I enjoy movies, like anyone else, and have accumulated many over the years, though I haven’t always acquired them through the most formal means. 😉 To organize and watch them, I usually use Plex, and I like it a lot; it’s a great platform and, in my opinion, deserves a few bucks from me. However, since they’ve been making some curious decisions lately, I started using an Emby instance more frequently for similar purposes.

Everything was going relatively well until it started going relatively poorly: I noticed that sometimes the movies or videos I store there had difficulty starting playback and/or continuing playback when I made jumps on the timeline. It wasn’t a huge problem, as it’s not common to make time jumps when watching a movie, but the issue had already caught my attention.

I first thought my hard drives were failing since this problem didn’t occur a couple of years ago when I moved my media library to them. So, I ran a couple of SMART tests, and everything seemed fine with them.
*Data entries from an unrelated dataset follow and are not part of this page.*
# cartographer-project/cartographer

Hardware: AMD Instinct MI355X
Metric: candidate poses scored/sec (higher is better)
Workload: dtype u8/int32; 1 GPU; C2: 2D FastCorrelativeScanMatcher MatchFullSubmap (branch and bound): 1000-point scan vs 1 400x400 submap(s) per GPU, depth 7, full-angle search, m...; submaps_per_gpu=1, rotations=2373, found=1

## Files before the change

cartographer_amd/csrc/cmx_common.h:

```cpp
#ifndef CMX_COMMON_H_
#define CMX_COMMON_H_

#include <hip/hip_runtime.h>

#include <cstdarg>
#include <cstdint>
#include <cstdio>
#include <cstring>
#include <functional>
#include <mutex>
#include <string>
#include <vector>

#include "../../include/cartographer_mi355x.h"

namespace cmx {

void SetLastError(const char* fmt, ...);
const char* LastError();

struct HipError {
  cmx_status status;
};

#define CMX_HIP(expr)                                                              \
  do {                                                                             \
    hipError_t cmx_err__ = (expr);                                                 \
    if (cmx_err__ != hipSuccess) {                                                 \
      ::cmx::SetLastError("%s failed: %s (%s:%d)", #expr,                          \
                          hipGetErrorString(cmx_err__), __FILE__, __LINE__);       \
      throw ::cmx::HipError{cmx_err__ == hipErrorOutOfMemory ? CMX_OUT_OF_MEMORY   \
                                                             : CMX_DEVICE_ERROR};  \
    }                                                                              \
  } while (0)

#define CMX_REQUIRE(cond, ...)                       \
  do {                                               \
    if (!(cond)) {                                   \
      ::cmx::SetLastError(__VA_ARGS__);              \
      throw ::cmx::HipError{CMX_INVALID_ARGUMENT};   \
    }                                                \
  } while (0)

template <typename F>
cmx_status Guard(F&& body) {
  try {
    body();
    return CMX_OK;
  } catch (const HipError& e) {
    return e.status;
  } catch (const std::bad_alloc&) {
    SetLastError("host allocation failed");
    return CMX_OUT_OF_MEMORY;
  } catch (const std::exception& e) {
    SetLastError("exception: %s", e.what());
    return CMX_DEVICE_ERROR;
  }
}

#define CMX_DEBUG_OPTIONS(X)                                                                      \
  X(rt2d_legacy)                 \
  X(rt2d_tile)                                        \
  X(rt2d_groups)                                   \
  X(rt2d_target)                                    \
  X(rt2d_lds_kb)                                         \
  X(rt2d_no_image_cache)             \
  X(rt2d_parts)                                 \
  X(rt2d_host_par)         \
  X(rt2d_tables_serial)    \
  X(rt2d_first_part)       \
  X(rt2d_image_kernels)    \
  X(rt2d_no_lane)          \
  X(rt2d_parts_pool)       \
  X(rt2d_grid_share)       \
  X(rt2d_unfused)            \
  X(rt2d_no_bounds)        \
  X(rt2d_bounds)           \
  X(rt2d_bounds_fused)     \
  X(rt2d_bounds_level)     \
  X(rt2d_bounds_verify)    \
  X(rt2d_tsdf_batch_legacy)  \
  X(rt2d_tsdf_batch_bulk)  \
  X(rt2d_tsdf_verify)      \
  X(timeline)                  \
  X(trace)                       \
  X(host_trace)                          \
  X(launch_serial)         \
  X(sync)                      \
  X(no_copy_kernels)             \
  X(timing)                \
  X(no_direct_results)     \
  X(frontier_capacity)     \
  X(comm_virtual_ranks)    \
  X(comm_force_rccl)       \
  X(fast2d_unfused)                    \
  X(fast2d_store_scans)                   \
  X(fast2d_fused_threads)                            \
  X(fast2d_fanout)         \
  X(fast2d_group)          \
  X(fast2d_group_verify)   \
  X(fast2d_levels_per_stage)                                    \
  X(fast2d_wave_levels)                        \
  X(fast2d_xcd_affinity)                          \
  X(fast2d_dive)           \
  X(fast2d_queue)          \
  X(fast2d_queue_blocks)                \
  X(fast2d_queue_capacity)              \
  X(fast2d_queue_lost)       \
  X(filters_generic)       \
  X(fast3d_byte_loads)                             \
  X(fast3d_affinity)                              \
  X(fast3d_no_families)                             \
  X(fast3d_no_oct)                                         \
  X(fast3d_batch)                                                 \
  X(fast3d_chunk_cells)    \
  X(rt3d_legacy)                  \
  X(rt3d_no_tiles)                      \
  X(rt3d_verify)                  \
  X(rt3d_no_rotblocks)              \
  X(rt3d_rotblock_permille)  \
  X(rt3d_crosscheck)           \
  X(rt3d_expand_all)       \
  X(rt3d_unstaged)                                     \
  X(rt3d_no_boxes)                            \
  X(rt3d_report)                                             \
  X(rt3d_segments)                         \
  X(rt3d_group_rotations)                                  \
  X(rt3d_group_tile_kb)                                   \
  X(rt3d_group_float)                          \
  X(rt3d_cand_threads)                                   \
  X(rt3d_cand_rotations)                                    \
  X(rt3d_cand_tile_kb)
struct DebugOptions {
#define CMX_DEBUG_FIELD(name) int name = 0;
  CMX_DEBUG_OPTIONS(CMX_DEBUG_FIELD)
#undef CMX_DEBUG_FIELD
};
const DebugOptions& Debug();
bool DebugSet(const char* name, int value);

void UseDevice(int device);

void ParallelFor(int n, int serial_below, const std::function<void(int)>& fn);

class LaunchTurn {
 public:
  LaunchTurn();
  ~LaunchTurn();
  LaunchTurn(const LaunchTurn&) = delete;
  LaunchTurn& operator=(const LaunchTurn&) = delete;
 private:
  bool held_;
};

class HostLane {
 public:
  HostLane();
  ~HostLane();
  HostLane(const HostLane&) = delete;
  HostLane& operator=(const HostLane&) = delete;
  void Run(std::function<void()> fn);
  void Wait();
  bool own() const { return own_; }

 private:
  bool own_ = false, pending_ = false;
};

class DeviceBuffer {
 public:
  DeviceBuffer() = default;
  DeviceBuffer(const DeviceBuffer&) = delete;
  DeviceBuffer& operator=(const DeviceBuffer&) = delete;
  ~DeviceBuffer() { Free(); }
  void* Reserve(size_t bytes) {
    if (bytes > capacity_) {
      Free();
      const size_t want = bytes + bytes / 4 + 256;
      CMX_HIP(hipMalloc(&ptr_, want));
      capacity_ = want;
    }
    return ptr_;
  }
  template <typename T>
  T* ReserveAs(size_t count) { return static_cast<T*>(Reserve(count * sizeof(T))); }
  void* get() const { return ptr_; }
  size_t capacity() const { return capacity_; }
// ... 131 lines not shown
```

cartographer_amd/csrc/fast_2d.hip:

```cpp
#include <algorithm>
#include <chrono>
#include <cstring>
#include <memory>
#include <type_traits>
#include <utility>

#include "fast_2d_device.h"
#include "fast_2d_internal.h"

namespace cmx {
namespace {

constexpr int kSeedsPerProblem = 64;

constexpr int kMaxStages = kMaxDepth + 2;

constexpr int kCountStride = 32;
constexpr int kQueues = 2048;
struct alignas(8) QueueCtl {
  int head;
  int reserved;
  int pad[30];
};
struct Counters {
  int frontier[kMaxStages][kSubLists * kCountStride];
  int leaves[kSubLists * kCountStride];
  int frontier_overflow;
  int leaf_overflow;
  unsigned wave_gathers;
  int blocks_done;
  int pad[28];
  unsigned gathers_shard[16 * kCountStride];
  unsigned queue_stats[16 * kCountStride];
  QueueCtl queue[kQueues];
};
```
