diff --git a/torchok_amd/csrc/conv_wgrad.hip b/torchok_amd/csrc/conv_wgrad.hip
--- a/torchok_amd/csrc/conv_wgrad.hip
+++ b/torchok_amd/csrc/conv_wgrad.hip
@@ -1187,6 +1187,21 @@
   else launch_wgrad_ms<TN, TK, C4, 32>(a, st);
 }
 
+}
+
+void wgrad_pointwise_split(int64_t m, int p, int* splitM, int* mchunk) {
+  tok_conv_desc d;
+  d.n = 1; d.h = 1; d.w = (int)m; d.c = p; d.k = p; d.r = 1; d.s = 1; d.p = 1; d.q = (int)m; d.stride = 1; d.pad = 0; d.s_pad = 1;
+  const Plan pl = make_plan(&d);
+  *splitM = pl.splitM;
+  *mchunk = pl.mchunk;
+}
+
+void wgrad_fold_flat_launch(const float* ws, float* dw, int splitM, size_t slab, size_t stride, float* extra, int extra_n,
+                            int extra_pad, hipStream_t st) {
+  const size_t nb = (slab / 4 + 15) / 16;
+  hipLaunchKernelGGL(wgrad_reduce_flat_kernel, dim3((int)(nb < 4096 ? nb : 4096)), dim3(256), 0, st, ws, dw, splitM, slab, 0, stride,
+                     extra, extra_n, extra_pad, 0);
 }
 
 extern "C" size_t tok_conv_wgrad_ws_bytes(const tok_conv_desc* d) {
diff --git a/torchok_amd/csrc/unit3.hip b/torchok_amd/csrc/unit3.hip
--- a/torchok_amd/csrc/unit3.hip
+++ b/torchok_amd/csrc/unit3.hip
@@ -1,4 +1,5 @@
 #include "tok_common.h"
+#include "conv_common.h"
 
 namespace {
 
@@ -343,6 +344,178 @@
   }
 }
 
+struct GramArgs {
+  const bf16* x;
+  float* ws;
+  float* cs;
+  int M, splitM, mchunk;
+  uint32_t x_bytes;
+  size_t stride;
+};
+
+__device__ __forceinline__ u32x2 gram_tr_read(uint32_t lds_addr) {
+  u32x2 v;
+  asm volatile("ds_read_b64_tr_b16 %0, %1" : "=v"(v) : "v"(lds_addr));
+  return v;
+}
+
+template <int P>
+__global__ __launch_bounds__(256, 3) void gram_ring_kernel(GramArgs a) {
+  constexpr int MS = 32, NST = 3;
+  constexpr int CN = P / 8;
+  constexpr int RPP = 256 / CN;
+  constexpr int LOADS = MS / RPP;
+  constexpr int RS = P * 2;
+  constexpr int STAGE = MS * RS;
+  constexpr int SW = (CN / 2 - 1) < (RPP - 1) ? (CN / 2 - 1) : (RPP - 1);
+  constexpr int NT = P / 32;
+  static_assert(P == 64 || P == 128, "gram_ring_kernel: P is 64 or 128");
+
+  __shared__ __attribute__((aligned(16))) char smem[NST * STAGE];
+
+  const int tid = threadIdx.x;
+  const int lane = tid & 63;
+  const int wv = tid >> 6;
+  const int wn2 = wv & 1, wk2 = wv >> 1;
+  const int wave_u = __builtin_amdgcn_readfirstlane(wv);
+
+  const int split = tok_xcd_remap(blockIdx.x, a.splitM);
+  const int mstart = split * a.mchunk;
+  const int mend = min(a.M, mstart + a.mchunk);
+  const int steps = (mend - mstart + MS - 1) / MS;
+
+  const int col = tid % CN, row = tid / CN;
+  const int clog = col ^ ((row & SW) << 1);
+  int xm = mstart + row;
+
+  const __amdgpu_buffer_rsrc_t srd = __builtin_amdgcn_make_buffer_rsrc((void*)a.x, 0, a.x_bytes, 0x00020000);
+  typedef __attribute__((address_space(3))) void lds_void;
+
+  auto issue = [&](int dbuf) {
+    char* dst = smem + dbuf * STAGE + wave_u * 1024;
+#pragma unroll
+    for (int i = 0; i < LOADS; ++i) {
+      const int m = xm + i * RPP;
+      uint32_t off = m < mend ? ((uint32_t)m * (uint32_t)P + (uint32_t)(clog * 8)) * 2u : 0xFFFFFFF0u;
+      asm volatile("" : "+v"(off));
+      __builtin_amdgcn_raw_ptr_buffer_load_lds(srd, (lds_void*)(dst + i * RPP * RS), 16, off, 0, 0, 0);
+    }
+    xm += MS;
+  };
+
+  const int g = lane >> 4, li = lane & 15;
+  const int rrow = 4 * g + (li >> 2);
+  const int swz = ((rrow & SW) << 1) << 4;
+  auto colb = [&](int half, int i) { return ((half * (P / 2) + i * 16 + (li & 3) * 4) * 2) ^ swz; };
+
+  const bool mm = P == 64 || wv != 1;
+  const bool do_cs = a.cs != nullptr && (P == 64 ? wk2 == 0 : wv == 1);
+  f32x4 acc[NT][NT];
+#pragma unroll
+  for (int i = 0; i < NT; ++i)
+#pragma unroll
+    for (int j = 0; j < NT; ++j) acc[i][j] = (f32x4){0.f, 0.f, 0.f, 0.f};
+  f32x4 csa[NT];
+#pragma unroll
+  for (int i = 0; i < NT; ++i) csa[i] = (f32x4){0.f, 0.f, 0.f, 0.f};
+  const bf16 one_b = (bf16)1.0f;
+  const bf16x8 ones = {one_b, one_b, one_b, one_b, one_b, one_b, one_b, one_b};
+
+  typedef __attribute__((address_space(3))) char lds_char;
+  const uint32_t lds_base = (uint32_t)(size_t)(lds_char*)smem;
+  issue(0);
+  issue(1);
+  int cur = 0, nxt = 2;
+  for (int st = 0; st < steps; ++st) {
+    asm volatile("s_waitcnt vmcnt(%0) lgkmcnt(0)" ::"n"(LOADS) : "memory");
+    __builtin_amdgcn_s_barrier();
+    issue(nxt);
+    if (mm || do_cs) {
+      const uint32_t Xb = lds_base + cur * STAGE;
+      u32x2 ya[NT][2], xb[NT][2];
+#pragma unroll
+      for (int i = 0; i < NT; ++i) {
+        ya[i][0] = gram_tr_read(Xb + rrow * RS + colb(wn2, i));
+        ya[i][1] = gram_tr_read(Xb + (rrow + 16) * RS + colb(wn2, i));
+      }
+      const bool diag = wn2 == wk2;
+      if (!diag) {
+#pragma unroll
+        for (int j = 0; j < NT; ++j) {
+          xb[j][0] = gram_tr_read(Xb + rrow * RS + colb(wk2, j));
+          xb[j][1] = gram_tr_read(Xb + (rrow + 16) * RS + colb(wk2, j));
+        }
+      }
+      asm volatile("s_waitcnt lgkmcnt(0)" ::: "memory");
+      __builtin_amdgcn_sched_barrier(0);
+      bf16x8 af[NT];
+#pragma unroll
+      for (int i = 0; i < NT; ++i) af[i] = __builtin_bit_cast(bf16x8, (u32x4){ya[i][0][0], ya[i][0][1], ya[i][1][0], ya[i][1][1]});
+      if (diag) {
+#pragma unroll
+        for (int i = 0; i < NT; ++i)
+#pragma unroll
+          for (int j = 0; j < NT; ++j)
+            acc[i][j] = __builtin_amdgcn_mfma_f32_16x16x32_bf16(af[i], af[j], acc[i][j], 0, 0, 0);
+        if (P == 64 && do_cs) {
+#pragma unroll
+          for (int i = 0; i < NT; ++i) csa[i] = __builtin_amdgcn_mfma_f32_16x16x32_bf16(af[i], ones, csa[i], 0, 0, 0);
+        }
+      } else {
+        bf16x8 bfr[NT];
+#pragma unroll
+        for (int j = 0; j < NT; ++j) bfr[j] = __builtin_bit_cast(bf16x8, (u32x4){xb[j][0][0], xb[j][0][1], xb[j][1][0], xb[j][1][1]});
+        if (mm) {
+#pragma unroll
+          for (int i = 0; i < NT; ++i)
+#pragma unroll
+            for (int j = 0; j < NT; ++j)
+              acc[i][j] = __builtin_amdgcn_mfma_f32_16x16x32_bf16(af[i], bfr[j], acc[i][j], 0, 0, 0);
+          if (P == 64 && do_cs) {
+#pragma unroll
+            for (int i = 0; i < NT; ++i) csa[i] = __builtin_amdgcn_mfma_f32_16x16x32_bf16(af[i], ones, csa[i], 0, 0, 0);
+          }
+        } else {
+#pragma unroll
+          for (int i = 0; i < NT; ++i) {
+            acc[i][0] = __builtin_amdgcn_mfma_f32_16x16x32_bf16(af[i], ones, acc[i][0], 0, 0, 0);
+            acc[i][1] = __builtin_amdgcn_mfma_f32_16x16x32_bf16(bfr[i], ones, acc[i][1], 0, 0, 0);
+          }
+        }
+      }
+    }
+    cur = cur == NST - 1 ? 0 : cur + 1;
+    nxt = nxt == NST - 1 ? 0 : nxt + 1;
+  }
+  asm volatile("s_waitcnt vmcnt(0)" ::: "memory");
+
+  if (do_cs && li == 0) {
+    float* cs = a.cs + (size_t)split * a.stride;
+#pragma unroll
+    for (int i = 0; i < NT; ++i)
+#pragma unroll
+      for (int r = 0; r < 4; ++r) {
+        cs[wn2 * (P / 2) + i * 16 + g * 4 + r] = P == 64 ? csa[i][r] : acc[i][0][r];
+        if (P == 128) cs[wk2 * (P / 2) + i * 16 + g * 4 + r] = acc[i][1][r];
+      }
+  }
+  if (!mm) return;
+
+  float* out = a.ws + (size_t)split * a.stride;
+#pragma unroll
+  for (int i = 0; i < NT; ++i) {
+#pragma unroll
+    for (int j = 0; j < NT; ++j) {
+      const int kcol = wk2 * (P / 2) + j * 16 + li;
+      const int n0 = wn2 * (P / 2) + i * 16 + g * 4;
+#pragma unroll
+      for (int r = 0; r < 4; ++r) out[(size_t)(n0 + r) * P + kcol] = acc[i][j][r];
+      if (P == 128 && wv == 2)
+        *reinterpret_cast<f32x4*>(out + (size_t)kcol * P + n0) = acc[i][j];
+    }
+  }
+}
+
 inline int mr_geo(int c, int& cge, int& rpb) {
   const int cg_total = c / 8;
   cge = cg_total < 256 ? cg_total : 256;
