__global__ void jcompact_link_kernel(JoinSideDev sd, JoinMeta m, int S,
                                     uint32_t n) {
    uint32_t stride = gridDim.x * blockDim.x;
// ... 609 lines not shown
    HIP_TRY(rocprim::exclusive_scan(d_scan_tmp, tmp, d_vlens, d_voffs,
                                    (uint64_t)0, (size_t)n + 1,
                                    rocprim::plus<uint64_t>(), stream));
    uint64_t total = 0;
    HIP_TRY(hipMemcpyAsync(&total, d_voffs + n, 8, hipMemcpyDeviceToHost,
                           stream));
    HIP_TRY(hipStreamSynchronize(stream));
    if (total) {
        uint64_t padded = total + VARLEN_COPY_PAD;
        if (d_vbytes_cap < padded) {
            if (d_vbytes) hipFree(d_vbytes);
            d_vbytes = nullptr;
            d_vbytes_cap = 0;
            uint64_t cap = 1ull << 16;
            while (cap < padded) cap <<= 1;
            HIP_TRY(hipMalloc(&d_vbytes, cap));
            d_vbytes_cap = cap;
        }
        if (timed) HIP_TRY(hipEventRecord(vev2, stream));
        varlen_copy_launch(v, arena, d_voffs, n, total, d_vbytes, stream);
    }
    if (timed) {
        HIP_TRY(hipEventRecord(vev1, stream));
        HIP_TRY(hipEventSynchronize(vev1));
        float ms = 0;
        HIP_TRY(hipEventElapsedTime(&ms, vev0, vev1));
        vemit_ms += ms;
        if (total) {
            HIP_TRY(hipEventElapsedTime(&ms, vev2, vev1));
            vcopy_ms += ms;
        }
        vemit_bytes += total;
        vemit_launches++;
    }
    HIP_TRY(hipMemcpy(offs.data(), d_voffs, ((size_t)n + 1) * 8,
                      hipMemcpyDeviceToHost));
    bytes.resize(total);
    if (total)
        HIP_TRY(hipMemcpy(bytes.data(), d_vbytes, total,
                          hipMemcpyDeviceToHost));
    return RW_OK;
}

VarlenFetch::~VarlenFetch() {
    if (d_vlens) hipFree(d_vlens);
    if (d_voffs) hipFree(d_voffs);
    if (d_vbytes) hipFree(d_vbytes);
    if (d_scan_tmp) hipFree(d_scan_tmp);
    if (vev0) {
        hipEventDestroy(vev0);
        hipEventDestroy(vev1);
        if (vev2) hipEventDestroy(vev2);
    }
}
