@@ -51,9 +56,34 @@
     else asm volatile("v_mfma_f32_32x32x16_bf16 a[%c2:%c3], %0, %1, a[%c2:%c3]" ::"v"(w), "v"(x), "i"(16 * B), "i"(16 * B + 15));
 }
 #endif
-template <int ACT, int EK, int LN, bool RB, bool HF = false>
-__global__ __launch_bounds__(256) void gemm4_kernel(const Gemm4Args g) {
+typedef unsigned g4_u32x2 __attribute__((ext_vector_type(2)));
+template <bool HF>
+__device__ __forceinline__ f32x4 g4_epi_qk(const u32x4& k, const u32x4& q) {
+    f32x4 d;
+    if constexpr (HF) asm volatile("s_nop 1\n\tv_mfma_f32_16x16x32_f16 %0, %1, %2, 0\n\ts_nop 15" : "=&v"(d) : "v"(k), "v"(q));
+    else asm volatile("s_nop 1\n\tv_mfma_f32_16x16x32_bf16 %0, %1, %2, 0\n\ts_nop 15" : "=&v"(d) : "v"(k), "v"(q));
+    return d;
+}
+#define G4_EPI_PV(OP)                                                                                                                               \
+    asm volatile("s_nop 1\n\t" OP " %0, %2, %4, 0\n\t" OP " %1, %3, %4, 0\n\t" OP " %0, %2, %5, %0\n\t" OP " %1, %3, %5, %1\n\ts_nop 15"           \
+                 : "=&v"(o0), "=&v"(o1)                                                                                                             \
+                 : "v"(__builtin_bit_cast(g4_u32x2, vt0)), "v"(__builtin_bit_cast(g4_u32x2, vt1)), "v"(__builtin_bit_cast(g4_u32x2, phi)),          \
+                   "v"(__builtin_bit_cast(g4_u32x2, plo)))
+template <bool HF>
+__device__ __forceinline__ void g4_epi_pv(const ashort4& vt0, const ashort4& vt1, const ashort4& phi, const ashort4& plo, f32x4& o0, f32x4& o1) {
+    if constexpr (HF) G4_EPI_PV("v_mfma_f32_16x16x16_f16");
+    else G4_EPI_PV("v_mfma_f32_16x16x16_bf16");
+}
+
+template <bool SWAP, int I, bool ZERO, bool CLOB, bool HF>
+__device__ __forceinline__ void g4_mm(const u32x4& w, const u32x4& x) {
+    if constexpr (SWAP) g4_mfma<I, ZERO, CLOB, HF>(x, w);
+    else g4_mfma<I, ZERO, CLOB, HF>(w, x);
+}
+template <int ACT, int EK, int LN, bool RB, bool HF, int QF>
+__device__ __forceinline__ void gemm4_body(const Gemm4Args& g) {
     static_assert(EK != EK_GENERAL, "lean epilogue kinds");
+    static_assert(QF == 0 || (LN == LN_CONSUME && ACT == MAGE_ACT_NONE), "fused attention pair: the LayerNorm-consuming in_proj");
     static_assert(!HF || (LN != LN_DUAL && LN != LN_GELUBWD), "f16 form: the generation path's epilogues");
     typedef std::conditional_t<HF, f16_t, unsigned short> H16;
     extern __shared__ __attribute__((aligned(16))) char smem[];
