namespace rna {

constexpr int TILE = 64;

struct HimmSlot { int cell; int head; int len; int offset; };

struct HimmScratch {
  int cap_rays = 0;
  int n_slots = 0;
  rna_ray* rays_dev = nullptr;
  int4* desc = nullptr;
  int* ncells = nullptr;
  int* next = nullptr;
  HimmSlot* slots = nullptr;
  int* seqs = nullptr;
  unsigned* before = nullptr;
  unsigned* after = nullptr;
  int* total = nullptr;
// ... 45 lines not shown
  int32_t* g_retry[MAX_DEPTH] = {};
  void* tsa_aux_retry[MAX_DEPTH] = {};
  hipStream_t side[MAX_DEPTH] = {};
  hipEvent_t done[MAX_DEPTH] = {};
  hipEvent_t snap_done[MAX_DEPTH] = {};
  bool snap_pending[MAX_DEPTH] = {};
  bool busy[MAX_DEPTH] = {};
  unsigned long long stage_seq[MAX_DEPTH] = {};
  hipEvent_t ev_init = nullptr;
  static constexpr int MAX_RING = 2 * MAX_DEPTH;
  int ring_n = 0;
  char* ring_mem = nullptr;
  size_t ring_stride = 0;
  hipEvent_t ring_free[MAX_RING] = {};
  bool ring_used[MAX_RING] = {};
  hipEvent_t ev_prep = nullptr;
  int* retry_flag = nullptr;
  bool retry_armed[MAX_DEPTH] = {};
  int last_retried[MAX_DEPTH] = {};
  size_t last_lds[MAX_DEPTH] = {};
  alignas(8) unsigned char last_launch[MAX_DEPTH][384] = {};
  unsigned long long launches = 0;
  int last_slot = 0;
  size_t field_stride = 0;
  rna_astar_query* queries_dev = nullptr;
  rna_astar_result* results_dev = nullptr;
  int32_t* paths_dev = nullptr;
  int paths_cap = 0;
  const rna_astar_query* last_queries = nullptr;
  const rna_astar_result* last_results = nullptr;
  int last_n = 0;
// ... 35 lines not shown
  hipStream_t stream = nullptr;
  hipStream_t vfh_stream = nullptr;
  hipEvent_t ev_vfh_go = nullptr, ev_vfh_done = nullptr;
  bool vfh_pending = false;
  size_t ncell = 0;
  float* layer[RNA_NUM_LAYERS] = {nullptr, nullptr, nullptr};
  int tiles_i = 0, tiles_j = 0;
  unsigned* dirty_tiles = nullptr;
  unsigned* last_dirty = nullptr;
  int32_t* tile_list = nullptr;
  int tile_list_cap = 0;
  bool laser_all_dirty = false;
  bool master_diverged = false;
  uint8_t* nbr = nullptr;
  bool nbr_all_dirty = true;
  double robot_r = 0.0;
  unsigned long long* fp_bits = nullptr;
  rna::FootprintPlan fp{};
  int2* fp_ties = nullptr;
  int fp_ties_cap = 0;
  unsigned long long map_epoch = 0;
  rna::GoalField gfield;
  rna::HimmScratch himm;
  rna::VfhDevice vfh;
  rna::AstarDevice astar;
  int profiling = 0;
  rna::ProfSlot prof[RNA_K_COUNT];
  std::vector<hipEvent_t> free_events;
  size_t pending_events = 0;
  std::string err;
// ... 21 lines not shown
  hipEvent_t a = nullptr, b = nullptr;
  static hipEvent_t take(rna_engine* e) {
    hipEvent_t ev = nullptr;
    if (!e->free_events.empty()) { ev = e->free_events.back(); e->free_events.pop_back(); }
    else if (hipEventCreate(&ev) != hipSuccess) ev = nullptr;
    return ev;
  }
  hipStream_t st;
  KernelTimer(rna_engine* eng, int kid, hipStream_t stream = nullptr) : e(eng), id(kid), st(stream ? stream : eng->stream) {
    if (!wanted()) return;
    if (e->pending_events > 16384) (void)profile_flush(e);
    a = take(e);
    b = take(e);
    if (a) (void)hipEventRecord(a, st);
  }
  bool wanted() const { return e->profiling == 1 || (e->profiling == 2 && (id == RNA_K_ASTAR_SEARCH || id == RNA_K_ASTAR_RESET)); }
  ~KernelTimer() {
    if (!wanted() || !a || !b) return;
    (void)hipEventRecord(b, st);
    e->prof[id].pending.emplace_back(a, b);
    e->pending_events += 2;
  }
};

Ruled out. I thought it might be a network bottleneck, but it was very unlikely since I observed the problem during local playback of the files. Additionally, I had recently upgraded my local network bandwidth to a respectable 10 Gigabit (more on this in another post in the future). Ruled out. It crossed my mind that one of the nodes (computers/servers) might be having issues when jumping from one part of the movie to another, but I didn’t see any excessive CPU usage in any case. Ruled out.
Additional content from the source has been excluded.